I hope you get some answers because i've been wondering the same thing. Aren't they around 300 dollars.


----------



## Fishingislife (May 20, 2004)

Lowerider1029 said:


> I hope you get some answers because i've been wondering the same thing. Aren't they around 300 dollars.


$350ish I believe!


----------



## seang22 (Mar 3, 2014)

My buddy has one. He is able to wear a single layer with just that in super cold weather and be fine. He also lasted multiple times with our Arctic winters


----------



## rhaythorn (Oct 27, 2007)

look up the warm bag on google.


----------



## kline4303 (Jun 27, 2011)

Lowerider1029 said:


> I hope you get some answers because i've been wondering the same thing. Aren't they around 300 dollars.

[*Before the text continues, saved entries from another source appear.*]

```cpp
int nerf_amd_adam_step_device(int32_t n, float *const *params, const float *const *grads, float *const *exp_avg,
                              float *const *exp_avg_sq, const int64_t *numel, int64_t *step_dev, const double *lr_dev, double beta1,
                              double beta2, double eps, double weight_decay, float *scalars_dev, void *stream) {
    if (n < 0 || !step_dev || !lr_dev || !scalars_dev || (n > 0 && (!params || !grads || !exp_avg || !exp_avg_sq || !numel)))
        return fail(NERF_AMD_EINVAL, "bad adam arguments");
    if (n > 64) return fail(NERF_AMD_EINVAL, "adam (device scalars): at most 64 tensors per call (one count advance per call)");
    for (int i = 0; i < n; ++i) {
        if (numel[i] < 0 || numel[i] > 0x7fffffff) return fail(NERF_AMD_EINVAL, "adam: tensor size out of range");
        if (numel[i] > 0 && (!params[i] || !grads[i] || !exp_avg[i] || !exp_avg_sq[i])) return fail(NERF_AMD_EINVAL, "adam: null tensor pointer");
    }
    int rc = na::launch_adam(n, params, grads, exp_avg, exp_avg_sq, numel, 0.0f, beta1, beta2, (float)eps, (float)weight_decay, 1.0f,
                             static_cast<hipStream_t>(stream), step_dev, lr_dev, scalars_dev);
    return rc ? fail(rc, "adam launch failed") : NERF_AMD_OK;
}

int nerf_amd_to8b(const float *x, int64_t n, uint8_t *out, void *stream) {
    if (n < 0 || (n > 0 && (!x || !out))) return fail(NERF_AMD_EINVAL, "bad to8b arguments");
    if ((reinterpret_cast<uintptr_t>(x) & 15) || (reinterpret_cast<uintptr_t>(out) & 3))
        return fail(NERF_AMD_EINVAL, "to8b: x must be 16-byte and out 4-byte aligned");
    int rc = launch_to8b(x, n, out, static_cast<hipStream_t>(stream));
    return rc ? fail(rc, "to8b launch failed") : NERF_AMD_OK;
}

int nerf_amd_rays_at_pixels(int32_t H, int32_t W, const double *K4, const float *c2w, int32_t c2w_row_stride, const int32_t *pix,
                            int64_t n, float *rays_o, float *rays_d, void *stream) {
    if (H < 1 || W < 1 || !K4 || !c2w || c2w_row_stride < 4 || n < 0 || (n > 0 && (!pix || !rays_o || !rays_d)))
        return fail(NERF_AMD_EINVAL, "bad rays_at_pixels arguments");
    int rc = launch_rays_at_pixels(K4, c2w, c2w_row_stride, pix, n, rays_o, rays_d, static_cast<hipStream_t>(stream));
    return rc ? fail(rc, "rays_at_pixels launch failed") : NERF_AMD_OK;
}

int nerf_amd_rays_at_pixels_backward(int32_t H, int32_t W, const double *K4, const int32_t *pix, int64_t n, const float *g_rays_o,
                                     const float *g_rays_d, float *g_c2w, float *partials, void *stream) {
    if (H < 1 || W < 1 || !K4 || n < 0 || (n > 0 && !pix) || !g_c2w) return fail(NERF_AMD_EINVAL, "bad rays_at_pixels_backward arguments");
    int rc = launch_rays_at_pixels_bwd(K4, pix, n, g_rays_o, g_rays_d, g_c2w, partials, static_cast<hipStream_t>(stream));
    return rc ? fail(rc, rc == NERF_AMD_EINVAL ? "rays_at_pixels_backward: n > 16384 needs the partials buffer (256 * 12 floats)"
                                               : "rays_at_pixels_backward launch failed") : NERF_AMD_OK;
}

int nerf_amd_se3_transform(const float *w, const float *v, const float *theta, const float *x, float *T, void *stream) {
    if (!w || !v || !theta || !x || !T) return fail(NERF_AMD_EINVAL, "bad se3_transform arguments");
    int rc = launch_se3_transform(w, v, theta, x, T, static_cast<hipStream_t>(stream));
    return rc ? fail(rc, "se3_transform launch failed") : NERF_AMD_OK;
}

int nerf_amd_se3_transform_backward(const float *w, const float *v, const float *theta, const float *x, const float *g_T, float *g_w,
                                    float *g_v, float *g_theta, void *stream) {
    if (!w || !v || !theta || !x || !g_T || !g_w || !g_v || !g_theta) return fail(NERF_AMD_EINVAL, "bad se3_transform_backward arguments");
    int rc = launch_se3_transform_bwd(w, v, theta, x, g_T, g_w, g_v, g_theta, static_cast<hipStream_t>(stream));
    return rc ? fail(rc, "se3_transform_backward launch failed") : NERF_AMD_OK;
}

int nerf_amd_make_rays(int32_t H, int32_t W, const double *K4, const float *c2w, const float *c2w_static,
                       int64_t pix0, int64_t n, float near, float far, int use_viewdirs, int ndc,
                       float *rays_out, void *stream) {
    if (H < 1 || W < 1 || !K4 || !c2w || pix0 < 0 || n < 0 || pix0 + n > (int64_t)H * W || (n > 0 && !rays_out))
        return fail(NERF_AMD_EINVAL, "bad make_rays arguments");
    int rc = launch_make_rays(H, W, K4, c2w, c2w_static, pix0, n, near, far, use_viewdirs, ndc, rays_out,
                              static_cast<hipStream_t>(stream));
    return rc ? fail(rc, "make_rays launch failed") : NERF_AMD_OK;
}

}
```

### nerf_shared_amd/render_utils.py

```python
import ctypes
import os

import numpy as np
import torch

from . import _lib, utils
from . import nerf as nerf_mod
from ._lib import lib
from .nerf import NeRF

DEBUG = False

_KEYS_MAIN = ('rgb_map', 'disp_map', 'acc_map')


def _workspace(device, nbytes):
    return torch.empty(max(int(nbytes), 1), dtype=torch.uint8, device=device)


_side_streams = {}
_draw_streams = {}


def _draw_stream(device):
# ... 31 lines not shown
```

Best money you could ever spend... you will not get cold... EVER. I use mine all the time. They are easy to get out of when you need to take the shot. Everyone gets hung up on the price but what would you spend on cold weather hunting clothes/layers to keep you warm?? I bet you spend that much or more and you wont be as comfortable or warm. It allows you to shoot your bow with just normal clothes on and not all bundled up like the Michelin man unable to make a shot with your bow etc.


----------



## 1basshunter (Mar 27, 2011)

Kline, you hit the nail on the head you can't ask for a better way to keep warm in the cold winter.

I have spent a lot of money to keep warm for all situations fishing hunting but as for hunting absolutely that's the way to go


----------



## miked913 (Feb 29, 2008)

I bought the infernotech. Haven't used it yet though


----------